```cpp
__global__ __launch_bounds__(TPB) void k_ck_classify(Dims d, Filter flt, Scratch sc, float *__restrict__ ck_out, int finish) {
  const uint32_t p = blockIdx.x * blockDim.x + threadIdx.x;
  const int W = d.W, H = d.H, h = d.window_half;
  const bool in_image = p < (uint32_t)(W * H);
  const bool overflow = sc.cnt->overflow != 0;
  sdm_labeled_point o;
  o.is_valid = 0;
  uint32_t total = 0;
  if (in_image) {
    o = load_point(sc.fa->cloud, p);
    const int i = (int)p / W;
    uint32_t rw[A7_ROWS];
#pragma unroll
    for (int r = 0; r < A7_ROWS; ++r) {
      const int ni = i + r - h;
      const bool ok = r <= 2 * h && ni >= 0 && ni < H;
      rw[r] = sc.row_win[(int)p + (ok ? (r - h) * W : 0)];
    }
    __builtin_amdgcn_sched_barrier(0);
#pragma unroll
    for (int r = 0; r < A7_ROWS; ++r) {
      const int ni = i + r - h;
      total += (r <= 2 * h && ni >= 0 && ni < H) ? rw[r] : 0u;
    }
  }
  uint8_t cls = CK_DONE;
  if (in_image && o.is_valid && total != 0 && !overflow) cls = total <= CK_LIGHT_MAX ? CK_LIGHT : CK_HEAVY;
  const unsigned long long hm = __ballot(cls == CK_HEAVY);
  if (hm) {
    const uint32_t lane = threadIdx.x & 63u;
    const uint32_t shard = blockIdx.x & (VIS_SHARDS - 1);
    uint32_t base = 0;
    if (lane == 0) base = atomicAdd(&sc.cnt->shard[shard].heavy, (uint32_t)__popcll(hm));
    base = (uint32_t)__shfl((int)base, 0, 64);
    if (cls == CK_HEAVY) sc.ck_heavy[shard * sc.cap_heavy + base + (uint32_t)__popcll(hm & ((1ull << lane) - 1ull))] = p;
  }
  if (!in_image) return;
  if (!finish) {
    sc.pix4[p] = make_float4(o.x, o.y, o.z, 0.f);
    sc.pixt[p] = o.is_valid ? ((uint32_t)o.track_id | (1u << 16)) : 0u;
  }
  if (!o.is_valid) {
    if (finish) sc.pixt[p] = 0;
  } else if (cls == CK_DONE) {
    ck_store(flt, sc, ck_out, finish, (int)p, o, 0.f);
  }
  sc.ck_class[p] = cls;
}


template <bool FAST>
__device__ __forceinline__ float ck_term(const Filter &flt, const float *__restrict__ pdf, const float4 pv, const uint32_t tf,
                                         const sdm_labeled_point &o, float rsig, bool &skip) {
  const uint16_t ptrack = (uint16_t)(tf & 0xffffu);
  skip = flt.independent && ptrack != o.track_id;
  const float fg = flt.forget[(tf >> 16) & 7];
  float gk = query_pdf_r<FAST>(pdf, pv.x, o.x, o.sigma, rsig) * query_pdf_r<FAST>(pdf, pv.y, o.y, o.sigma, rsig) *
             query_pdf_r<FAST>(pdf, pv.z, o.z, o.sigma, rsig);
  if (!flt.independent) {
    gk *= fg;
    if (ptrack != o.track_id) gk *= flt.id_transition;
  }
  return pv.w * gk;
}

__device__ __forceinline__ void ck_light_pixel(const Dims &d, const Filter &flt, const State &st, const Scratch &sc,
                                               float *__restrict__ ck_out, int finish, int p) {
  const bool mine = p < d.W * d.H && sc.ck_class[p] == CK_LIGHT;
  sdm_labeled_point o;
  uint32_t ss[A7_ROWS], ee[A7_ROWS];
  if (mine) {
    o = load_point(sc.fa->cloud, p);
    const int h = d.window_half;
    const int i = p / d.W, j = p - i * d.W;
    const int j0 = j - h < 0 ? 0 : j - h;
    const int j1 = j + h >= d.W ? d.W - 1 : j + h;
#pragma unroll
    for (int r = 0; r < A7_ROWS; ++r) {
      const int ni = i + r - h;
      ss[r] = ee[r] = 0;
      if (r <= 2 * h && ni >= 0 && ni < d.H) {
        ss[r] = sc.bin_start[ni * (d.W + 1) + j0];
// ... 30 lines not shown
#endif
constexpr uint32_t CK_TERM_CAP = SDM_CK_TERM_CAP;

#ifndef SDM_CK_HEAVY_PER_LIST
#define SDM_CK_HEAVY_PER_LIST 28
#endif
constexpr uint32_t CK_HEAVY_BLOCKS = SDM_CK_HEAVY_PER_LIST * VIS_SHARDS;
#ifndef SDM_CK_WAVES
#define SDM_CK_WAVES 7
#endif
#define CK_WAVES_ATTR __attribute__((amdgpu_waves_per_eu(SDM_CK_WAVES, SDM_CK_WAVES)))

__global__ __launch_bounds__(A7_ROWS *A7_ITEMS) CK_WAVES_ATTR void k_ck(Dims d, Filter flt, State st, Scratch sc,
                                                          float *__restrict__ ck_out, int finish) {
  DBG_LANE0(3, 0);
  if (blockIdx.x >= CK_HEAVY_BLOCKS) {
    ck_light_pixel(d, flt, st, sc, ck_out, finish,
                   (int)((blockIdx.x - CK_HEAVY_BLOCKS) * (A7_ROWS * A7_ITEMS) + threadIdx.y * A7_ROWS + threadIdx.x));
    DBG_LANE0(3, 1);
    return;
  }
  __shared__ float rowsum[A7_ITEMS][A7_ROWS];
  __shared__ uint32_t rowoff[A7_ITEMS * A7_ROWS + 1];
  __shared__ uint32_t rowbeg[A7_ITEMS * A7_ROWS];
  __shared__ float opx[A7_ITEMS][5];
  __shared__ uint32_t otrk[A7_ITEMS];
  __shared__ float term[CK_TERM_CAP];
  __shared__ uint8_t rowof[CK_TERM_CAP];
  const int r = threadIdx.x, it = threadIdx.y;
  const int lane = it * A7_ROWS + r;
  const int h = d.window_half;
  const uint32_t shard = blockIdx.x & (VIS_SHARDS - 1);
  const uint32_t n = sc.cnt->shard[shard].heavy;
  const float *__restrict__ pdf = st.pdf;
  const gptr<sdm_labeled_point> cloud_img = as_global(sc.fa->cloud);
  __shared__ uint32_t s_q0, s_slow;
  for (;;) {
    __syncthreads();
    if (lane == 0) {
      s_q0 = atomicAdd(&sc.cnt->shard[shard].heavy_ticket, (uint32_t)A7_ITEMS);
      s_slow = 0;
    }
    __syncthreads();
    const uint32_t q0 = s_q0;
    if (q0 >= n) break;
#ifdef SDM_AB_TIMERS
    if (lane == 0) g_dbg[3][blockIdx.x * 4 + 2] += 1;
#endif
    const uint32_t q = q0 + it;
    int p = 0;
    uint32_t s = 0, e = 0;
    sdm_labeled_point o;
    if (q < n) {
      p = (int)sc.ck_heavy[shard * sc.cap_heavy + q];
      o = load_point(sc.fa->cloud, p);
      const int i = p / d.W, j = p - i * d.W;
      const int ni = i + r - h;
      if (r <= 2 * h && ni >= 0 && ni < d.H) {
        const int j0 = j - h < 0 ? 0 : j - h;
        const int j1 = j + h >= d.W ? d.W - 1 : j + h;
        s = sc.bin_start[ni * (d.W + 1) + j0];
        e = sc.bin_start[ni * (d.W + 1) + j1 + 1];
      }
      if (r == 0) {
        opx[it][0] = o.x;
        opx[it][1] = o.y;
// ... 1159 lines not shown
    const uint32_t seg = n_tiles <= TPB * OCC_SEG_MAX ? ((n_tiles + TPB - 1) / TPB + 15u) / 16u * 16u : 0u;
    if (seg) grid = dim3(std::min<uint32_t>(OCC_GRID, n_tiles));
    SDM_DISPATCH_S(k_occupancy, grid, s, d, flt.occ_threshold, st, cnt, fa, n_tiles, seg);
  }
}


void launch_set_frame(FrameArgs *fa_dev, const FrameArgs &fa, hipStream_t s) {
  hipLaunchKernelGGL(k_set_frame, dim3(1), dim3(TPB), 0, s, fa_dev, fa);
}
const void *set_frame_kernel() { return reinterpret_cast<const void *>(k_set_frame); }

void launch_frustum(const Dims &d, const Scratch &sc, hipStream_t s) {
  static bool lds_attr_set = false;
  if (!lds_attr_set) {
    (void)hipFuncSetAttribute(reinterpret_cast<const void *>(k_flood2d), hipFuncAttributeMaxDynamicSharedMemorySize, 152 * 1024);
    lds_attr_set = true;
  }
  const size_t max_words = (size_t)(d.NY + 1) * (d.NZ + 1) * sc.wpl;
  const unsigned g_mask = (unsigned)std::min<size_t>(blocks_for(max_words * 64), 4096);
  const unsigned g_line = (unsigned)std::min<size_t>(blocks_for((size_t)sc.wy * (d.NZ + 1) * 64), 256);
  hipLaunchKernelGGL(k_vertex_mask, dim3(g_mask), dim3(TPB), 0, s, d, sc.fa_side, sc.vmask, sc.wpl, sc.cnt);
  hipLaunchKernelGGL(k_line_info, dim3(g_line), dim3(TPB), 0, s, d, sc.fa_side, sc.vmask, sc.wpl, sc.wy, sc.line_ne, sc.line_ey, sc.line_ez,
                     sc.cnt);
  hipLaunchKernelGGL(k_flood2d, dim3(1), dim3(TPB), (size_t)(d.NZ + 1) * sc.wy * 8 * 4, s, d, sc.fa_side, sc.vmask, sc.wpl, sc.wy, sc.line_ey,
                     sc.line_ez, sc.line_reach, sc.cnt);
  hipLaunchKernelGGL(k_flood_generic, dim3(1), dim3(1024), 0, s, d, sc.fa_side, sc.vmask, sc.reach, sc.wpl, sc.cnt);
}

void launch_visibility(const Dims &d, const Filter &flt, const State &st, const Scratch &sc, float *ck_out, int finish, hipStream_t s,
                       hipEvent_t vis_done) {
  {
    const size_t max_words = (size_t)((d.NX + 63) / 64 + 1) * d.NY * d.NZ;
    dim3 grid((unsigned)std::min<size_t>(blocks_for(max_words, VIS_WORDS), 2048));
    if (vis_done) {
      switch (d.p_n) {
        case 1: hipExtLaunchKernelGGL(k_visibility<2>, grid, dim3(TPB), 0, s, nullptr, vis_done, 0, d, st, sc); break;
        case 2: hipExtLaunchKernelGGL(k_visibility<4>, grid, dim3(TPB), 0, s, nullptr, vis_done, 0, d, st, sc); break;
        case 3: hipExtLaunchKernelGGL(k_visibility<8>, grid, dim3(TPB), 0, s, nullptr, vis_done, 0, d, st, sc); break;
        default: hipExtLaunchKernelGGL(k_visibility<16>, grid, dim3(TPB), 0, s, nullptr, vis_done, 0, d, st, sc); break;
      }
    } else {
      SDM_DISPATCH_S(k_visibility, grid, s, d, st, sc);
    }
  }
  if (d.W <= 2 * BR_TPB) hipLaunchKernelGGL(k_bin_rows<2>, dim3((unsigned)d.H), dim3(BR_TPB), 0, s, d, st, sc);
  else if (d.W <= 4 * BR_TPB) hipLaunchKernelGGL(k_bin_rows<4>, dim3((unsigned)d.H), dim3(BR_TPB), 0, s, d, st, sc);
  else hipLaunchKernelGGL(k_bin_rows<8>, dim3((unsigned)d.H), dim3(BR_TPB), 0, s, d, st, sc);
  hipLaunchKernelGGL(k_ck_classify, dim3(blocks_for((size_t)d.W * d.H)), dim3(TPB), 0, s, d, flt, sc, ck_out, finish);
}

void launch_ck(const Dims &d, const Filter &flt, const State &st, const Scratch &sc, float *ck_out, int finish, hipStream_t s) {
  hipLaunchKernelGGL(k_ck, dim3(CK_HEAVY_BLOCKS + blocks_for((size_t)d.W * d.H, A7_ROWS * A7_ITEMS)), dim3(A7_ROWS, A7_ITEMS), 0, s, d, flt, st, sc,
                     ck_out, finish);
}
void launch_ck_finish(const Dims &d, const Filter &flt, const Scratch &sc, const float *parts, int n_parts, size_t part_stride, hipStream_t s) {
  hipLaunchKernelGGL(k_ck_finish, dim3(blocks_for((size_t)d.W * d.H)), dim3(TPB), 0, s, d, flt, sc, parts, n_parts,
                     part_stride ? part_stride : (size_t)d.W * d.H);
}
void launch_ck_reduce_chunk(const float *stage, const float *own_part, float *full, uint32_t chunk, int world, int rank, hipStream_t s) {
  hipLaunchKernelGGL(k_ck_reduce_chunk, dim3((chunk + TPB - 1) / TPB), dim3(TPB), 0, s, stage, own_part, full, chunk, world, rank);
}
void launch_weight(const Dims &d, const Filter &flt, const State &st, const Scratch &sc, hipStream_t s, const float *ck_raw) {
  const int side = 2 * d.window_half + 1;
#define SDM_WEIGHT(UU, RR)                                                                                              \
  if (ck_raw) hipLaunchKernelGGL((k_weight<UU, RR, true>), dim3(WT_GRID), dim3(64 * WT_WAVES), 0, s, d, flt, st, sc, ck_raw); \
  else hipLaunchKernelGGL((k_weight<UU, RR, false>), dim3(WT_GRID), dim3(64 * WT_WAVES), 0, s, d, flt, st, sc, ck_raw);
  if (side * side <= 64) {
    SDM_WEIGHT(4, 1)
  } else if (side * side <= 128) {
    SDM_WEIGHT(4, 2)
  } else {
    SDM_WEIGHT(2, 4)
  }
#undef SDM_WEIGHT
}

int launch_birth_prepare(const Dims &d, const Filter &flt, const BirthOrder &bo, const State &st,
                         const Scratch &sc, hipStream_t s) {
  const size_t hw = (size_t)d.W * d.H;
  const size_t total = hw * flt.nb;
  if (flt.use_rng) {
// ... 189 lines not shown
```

◇ ◇ ◇

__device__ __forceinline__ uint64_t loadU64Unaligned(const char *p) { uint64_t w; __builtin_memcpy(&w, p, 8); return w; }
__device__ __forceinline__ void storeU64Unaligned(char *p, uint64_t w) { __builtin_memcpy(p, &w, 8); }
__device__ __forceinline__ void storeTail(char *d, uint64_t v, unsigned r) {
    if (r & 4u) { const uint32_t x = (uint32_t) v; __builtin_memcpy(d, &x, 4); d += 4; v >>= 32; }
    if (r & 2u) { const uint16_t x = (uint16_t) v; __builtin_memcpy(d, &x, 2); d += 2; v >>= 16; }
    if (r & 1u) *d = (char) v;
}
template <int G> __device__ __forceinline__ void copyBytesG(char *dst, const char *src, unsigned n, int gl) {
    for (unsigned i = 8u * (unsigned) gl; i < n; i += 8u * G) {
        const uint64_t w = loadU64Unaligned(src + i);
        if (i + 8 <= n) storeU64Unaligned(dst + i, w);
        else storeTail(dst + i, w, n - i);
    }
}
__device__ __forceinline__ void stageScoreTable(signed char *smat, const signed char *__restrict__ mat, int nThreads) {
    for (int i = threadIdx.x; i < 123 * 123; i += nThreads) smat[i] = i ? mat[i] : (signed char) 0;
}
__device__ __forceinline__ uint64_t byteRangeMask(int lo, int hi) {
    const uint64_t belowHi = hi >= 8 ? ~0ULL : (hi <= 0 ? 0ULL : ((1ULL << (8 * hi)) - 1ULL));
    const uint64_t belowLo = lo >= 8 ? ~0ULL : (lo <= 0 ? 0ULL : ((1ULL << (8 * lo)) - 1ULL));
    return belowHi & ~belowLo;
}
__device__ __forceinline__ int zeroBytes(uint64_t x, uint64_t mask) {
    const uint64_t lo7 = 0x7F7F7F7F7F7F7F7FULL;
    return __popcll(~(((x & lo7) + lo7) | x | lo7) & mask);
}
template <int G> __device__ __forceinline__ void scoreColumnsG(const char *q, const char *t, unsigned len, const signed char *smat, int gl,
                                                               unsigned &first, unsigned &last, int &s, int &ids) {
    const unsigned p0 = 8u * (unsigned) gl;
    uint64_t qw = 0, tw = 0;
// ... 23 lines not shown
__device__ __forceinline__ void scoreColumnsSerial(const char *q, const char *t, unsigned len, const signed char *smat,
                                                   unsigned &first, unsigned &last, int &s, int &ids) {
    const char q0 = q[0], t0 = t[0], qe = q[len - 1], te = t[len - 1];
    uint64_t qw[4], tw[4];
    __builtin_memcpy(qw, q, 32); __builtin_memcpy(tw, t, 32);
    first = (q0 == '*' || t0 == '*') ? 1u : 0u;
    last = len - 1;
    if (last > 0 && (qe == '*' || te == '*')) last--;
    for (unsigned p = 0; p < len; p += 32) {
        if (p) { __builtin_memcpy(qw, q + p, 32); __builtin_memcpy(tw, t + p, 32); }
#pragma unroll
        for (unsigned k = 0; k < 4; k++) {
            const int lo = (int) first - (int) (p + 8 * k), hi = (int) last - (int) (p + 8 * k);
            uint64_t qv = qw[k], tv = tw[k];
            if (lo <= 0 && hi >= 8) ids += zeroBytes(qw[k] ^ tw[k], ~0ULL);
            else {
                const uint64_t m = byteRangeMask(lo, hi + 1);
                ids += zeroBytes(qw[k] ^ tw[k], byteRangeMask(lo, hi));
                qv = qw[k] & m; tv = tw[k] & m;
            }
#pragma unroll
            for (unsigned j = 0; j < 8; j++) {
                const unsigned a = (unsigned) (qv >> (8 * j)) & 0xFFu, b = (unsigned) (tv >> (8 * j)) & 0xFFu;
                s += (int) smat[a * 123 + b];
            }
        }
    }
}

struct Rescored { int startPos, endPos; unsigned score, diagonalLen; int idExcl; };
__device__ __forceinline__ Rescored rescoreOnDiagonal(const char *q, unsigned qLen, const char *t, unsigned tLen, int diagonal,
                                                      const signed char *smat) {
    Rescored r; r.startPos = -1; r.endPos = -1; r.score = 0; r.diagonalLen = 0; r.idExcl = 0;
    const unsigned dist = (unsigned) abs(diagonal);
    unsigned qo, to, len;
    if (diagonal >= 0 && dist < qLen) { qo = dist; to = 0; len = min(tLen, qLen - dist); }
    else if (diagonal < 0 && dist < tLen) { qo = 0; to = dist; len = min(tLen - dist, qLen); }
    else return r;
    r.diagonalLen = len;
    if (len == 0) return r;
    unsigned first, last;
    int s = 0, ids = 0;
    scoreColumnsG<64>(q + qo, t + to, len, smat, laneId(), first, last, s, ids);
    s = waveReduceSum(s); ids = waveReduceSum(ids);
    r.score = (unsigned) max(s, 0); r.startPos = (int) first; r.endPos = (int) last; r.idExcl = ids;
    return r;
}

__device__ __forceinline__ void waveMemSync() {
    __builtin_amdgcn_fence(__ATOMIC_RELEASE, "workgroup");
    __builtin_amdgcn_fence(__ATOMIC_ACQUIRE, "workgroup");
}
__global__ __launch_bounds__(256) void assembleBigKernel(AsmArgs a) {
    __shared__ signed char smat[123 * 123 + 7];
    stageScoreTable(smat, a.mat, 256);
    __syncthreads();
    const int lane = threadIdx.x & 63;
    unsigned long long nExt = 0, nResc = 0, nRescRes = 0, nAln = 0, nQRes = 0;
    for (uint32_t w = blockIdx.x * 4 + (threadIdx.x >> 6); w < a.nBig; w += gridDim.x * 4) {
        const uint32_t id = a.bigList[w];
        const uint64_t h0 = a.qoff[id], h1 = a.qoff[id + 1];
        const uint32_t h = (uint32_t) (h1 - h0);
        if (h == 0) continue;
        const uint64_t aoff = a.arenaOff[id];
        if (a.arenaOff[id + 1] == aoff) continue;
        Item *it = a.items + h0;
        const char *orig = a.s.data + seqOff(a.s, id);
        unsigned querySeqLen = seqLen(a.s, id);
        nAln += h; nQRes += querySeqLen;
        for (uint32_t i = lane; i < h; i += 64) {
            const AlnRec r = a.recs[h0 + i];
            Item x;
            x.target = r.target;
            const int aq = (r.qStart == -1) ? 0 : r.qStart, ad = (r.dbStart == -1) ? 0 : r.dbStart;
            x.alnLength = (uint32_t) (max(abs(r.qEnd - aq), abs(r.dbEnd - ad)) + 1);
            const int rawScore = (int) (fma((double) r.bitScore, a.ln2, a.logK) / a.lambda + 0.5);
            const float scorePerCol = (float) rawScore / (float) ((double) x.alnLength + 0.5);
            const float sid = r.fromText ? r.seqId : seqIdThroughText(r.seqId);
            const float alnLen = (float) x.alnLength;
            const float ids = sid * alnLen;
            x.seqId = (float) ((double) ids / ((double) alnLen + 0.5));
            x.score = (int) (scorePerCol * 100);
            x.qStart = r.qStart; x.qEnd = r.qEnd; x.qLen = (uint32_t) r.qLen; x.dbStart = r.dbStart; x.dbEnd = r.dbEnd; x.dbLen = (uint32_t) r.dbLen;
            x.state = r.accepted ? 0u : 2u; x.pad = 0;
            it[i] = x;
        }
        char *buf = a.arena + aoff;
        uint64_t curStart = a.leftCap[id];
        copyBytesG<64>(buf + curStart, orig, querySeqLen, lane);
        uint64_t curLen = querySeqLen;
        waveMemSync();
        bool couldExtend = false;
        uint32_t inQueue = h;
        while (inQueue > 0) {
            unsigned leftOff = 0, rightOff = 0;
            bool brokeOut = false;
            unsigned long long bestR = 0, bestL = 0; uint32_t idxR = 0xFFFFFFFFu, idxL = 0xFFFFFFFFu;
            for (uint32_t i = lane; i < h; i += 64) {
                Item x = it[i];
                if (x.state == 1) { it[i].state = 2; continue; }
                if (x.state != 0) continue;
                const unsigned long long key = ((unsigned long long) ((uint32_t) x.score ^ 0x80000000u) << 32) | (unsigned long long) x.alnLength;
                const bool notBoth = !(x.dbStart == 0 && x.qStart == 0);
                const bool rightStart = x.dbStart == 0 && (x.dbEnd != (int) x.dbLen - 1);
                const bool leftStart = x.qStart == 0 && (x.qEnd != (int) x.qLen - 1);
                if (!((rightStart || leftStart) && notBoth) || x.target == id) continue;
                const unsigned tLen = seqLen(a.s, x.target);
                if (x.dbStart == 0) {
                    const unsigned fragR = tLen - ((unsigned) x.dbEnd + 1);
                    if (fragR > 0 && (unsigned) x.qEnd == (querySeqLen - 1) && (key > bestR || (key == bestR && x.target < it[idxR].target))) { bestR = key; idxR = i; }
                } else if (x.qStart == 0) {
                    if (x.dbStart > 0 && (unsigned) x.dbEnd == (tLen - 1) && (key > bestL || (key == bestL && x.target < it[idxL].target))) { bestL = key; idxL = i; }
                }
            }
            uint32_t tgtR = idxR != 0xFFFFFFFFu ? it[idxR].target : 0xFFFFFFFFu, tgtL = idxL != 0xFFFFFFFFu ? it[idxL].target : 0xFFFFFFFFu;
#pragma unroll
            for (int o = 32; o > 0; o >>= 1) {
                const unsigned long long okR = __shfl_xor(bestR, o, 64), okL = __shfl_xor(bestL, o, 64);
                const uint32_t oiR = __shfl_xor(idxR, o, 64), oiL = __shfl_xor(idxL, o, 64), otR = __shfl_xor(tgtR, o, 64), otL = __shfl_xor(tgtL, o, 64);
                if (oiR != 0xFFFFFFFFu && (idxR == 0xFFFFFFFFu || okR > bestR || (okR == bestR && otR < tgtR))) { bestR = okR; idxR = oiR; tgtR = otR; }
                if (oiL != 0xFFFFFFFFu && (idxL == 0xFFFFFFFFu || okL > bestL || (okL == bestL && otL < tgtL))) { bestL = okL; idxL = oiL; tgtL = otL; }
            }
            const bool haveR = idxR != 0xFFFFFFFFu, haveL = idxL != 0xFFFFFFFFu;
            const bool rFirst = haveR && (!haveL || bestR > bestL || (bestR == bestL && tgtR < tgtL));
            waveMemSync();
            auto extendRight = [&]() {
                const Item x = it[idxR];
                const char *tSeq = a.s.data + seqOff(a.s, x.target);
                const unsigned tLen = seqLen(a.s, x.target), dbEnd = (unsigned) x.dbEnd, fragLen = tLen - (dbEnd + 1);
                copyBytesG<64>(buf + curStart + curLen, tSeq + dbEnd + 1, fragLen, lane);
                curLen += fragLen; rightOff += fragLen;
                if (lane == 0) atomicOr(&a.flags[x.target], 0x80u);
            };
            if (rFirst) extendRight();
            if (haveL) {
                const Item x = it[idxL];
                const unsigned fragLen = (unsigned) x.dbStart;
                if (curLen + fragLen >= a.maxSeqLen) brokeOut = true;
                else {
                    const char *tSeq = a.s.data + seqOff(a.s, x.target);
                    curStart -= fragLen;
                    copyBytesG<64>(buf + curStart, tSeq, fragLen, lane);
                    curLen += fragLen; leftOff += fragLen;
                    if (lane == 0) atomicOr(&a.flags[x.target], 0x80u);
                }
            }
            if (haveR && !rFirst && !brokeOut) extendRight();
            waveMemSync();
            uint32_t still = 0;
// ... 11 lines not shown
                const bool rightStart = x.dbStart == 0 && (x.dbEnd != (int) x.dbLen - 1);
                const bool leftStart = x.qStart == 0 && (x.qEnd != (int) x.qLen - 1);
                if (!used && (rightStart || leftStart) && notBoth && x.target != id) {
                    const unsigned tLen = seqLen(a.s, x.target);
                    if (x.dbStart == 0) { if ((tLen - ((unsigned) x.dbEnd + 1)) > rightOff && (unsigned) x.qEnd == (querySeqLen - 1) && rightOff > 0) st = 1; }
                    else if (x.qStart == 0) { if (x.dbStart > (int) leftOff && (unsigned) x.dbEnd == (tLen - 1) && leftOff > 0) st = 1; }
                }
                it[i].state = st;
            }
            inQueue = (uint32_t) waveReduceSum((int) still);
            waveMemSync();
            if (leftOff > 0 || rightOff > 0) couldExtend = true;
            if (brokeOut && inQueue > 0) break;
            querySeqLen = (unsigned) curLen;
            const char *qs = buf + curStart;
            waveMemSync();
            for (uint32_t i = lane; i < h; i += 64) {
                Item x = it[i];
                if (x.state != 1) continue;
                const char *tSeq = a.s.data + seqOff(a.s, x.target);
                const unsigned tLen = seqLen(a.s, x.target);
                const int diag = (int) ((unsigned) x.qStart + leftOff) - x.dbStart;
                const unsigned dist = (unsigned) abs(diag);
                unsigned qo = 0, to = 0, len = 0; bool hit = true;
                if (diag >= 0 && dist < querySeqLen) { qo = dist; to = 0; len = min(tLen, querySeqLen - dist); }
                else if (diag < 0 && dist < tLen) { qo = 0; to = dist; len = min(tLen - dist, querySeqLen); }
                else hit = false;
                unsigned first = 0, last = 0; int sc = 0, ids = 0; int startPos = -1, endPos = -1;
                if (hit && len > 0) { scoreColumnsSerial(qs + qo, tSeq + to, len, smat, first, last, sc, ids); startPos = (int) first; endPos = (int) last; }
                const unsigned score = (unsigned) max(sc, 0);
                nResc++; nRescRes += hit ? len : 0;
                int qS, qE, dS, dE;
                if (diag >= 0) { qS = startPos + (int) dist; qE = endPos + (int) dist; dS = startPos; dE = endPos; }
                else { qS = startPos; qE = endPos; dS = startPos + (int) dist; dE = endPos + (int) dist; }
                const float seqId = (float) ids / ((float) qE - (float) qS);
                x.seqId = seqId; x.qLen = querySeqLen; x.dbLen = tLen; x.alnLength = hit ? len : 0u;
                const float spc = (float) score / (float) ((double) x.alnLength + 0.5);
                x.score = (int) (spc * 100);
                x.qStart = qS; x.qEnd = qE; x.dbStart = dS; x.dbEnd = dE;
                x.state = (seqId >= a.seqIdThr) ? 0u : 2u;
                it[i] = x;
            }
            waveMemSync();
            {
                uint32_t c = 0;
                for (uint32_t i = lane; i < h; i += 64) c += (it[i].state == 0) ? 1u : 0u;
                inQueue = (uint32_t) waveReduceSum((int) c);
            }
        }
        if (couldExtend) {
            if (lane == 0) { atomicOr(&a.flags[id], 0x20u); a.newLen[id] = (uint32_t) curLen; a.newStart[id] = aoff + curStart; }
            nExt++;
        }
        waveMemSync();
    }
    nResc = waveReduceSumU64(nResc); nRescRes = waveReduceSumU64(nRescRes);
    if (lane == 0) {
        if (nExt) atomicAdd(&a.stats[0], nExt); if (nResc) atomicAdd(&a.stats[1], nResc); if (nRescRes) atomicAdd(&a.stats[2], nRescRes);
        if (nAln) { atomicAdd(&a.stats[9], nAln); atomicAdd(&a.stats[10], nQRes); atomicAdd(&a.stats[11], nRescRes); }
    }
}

◇ ◇ ◇

[Problem statement] Within the data above, the span starting at the line containing "for (unsigned i" and ending at the line containing "const uint64_t lo7" is to be retyped exactly, with no other lines.

[Answer space]
    for (unsigned i = 8u * (unsigned) gl; i < n; i += 8u * G) {
        const uint64_t w = loadU64Unaligned(src + i);
        if (i + 8 <= n) storeU64Unaligned(dst + i, w);
        else storeTail(dst + i, w, n - i);
    }
}
__device__ __forceinline__ void stageScoreTable(signed char *smat, const signed char *__restrict__ mat, int nThreads) {
    for (int i = threadIdx.x; i < 123 * 123; i += nThreads) smat[i] = i ? mat[i] : (signed char) 0;
}
__device__ __forceinline__ uint64_t byteRangeMask(int lo, int hi) {
    const uint64_t belowHi = hi >= 8 ? ~0ULL : (hi <= 0 ? 0ULL : ((1ULL << (8 * hi)) - 1ULL));
    const uint64_t belowLo = lo >= 8 ? ~0ULL : (lo <= 0 ? 0ULL : ((1ULL << (8 * lo)) - 1ULL));
    return belowHi & ~belowLo;
}
__device__ __forceinline__ int zeroBytes(uint64_t x, uint64_t mask) {
    const uint64_t lo7 = 0x7F7F7F7F7F7F7F7FULL;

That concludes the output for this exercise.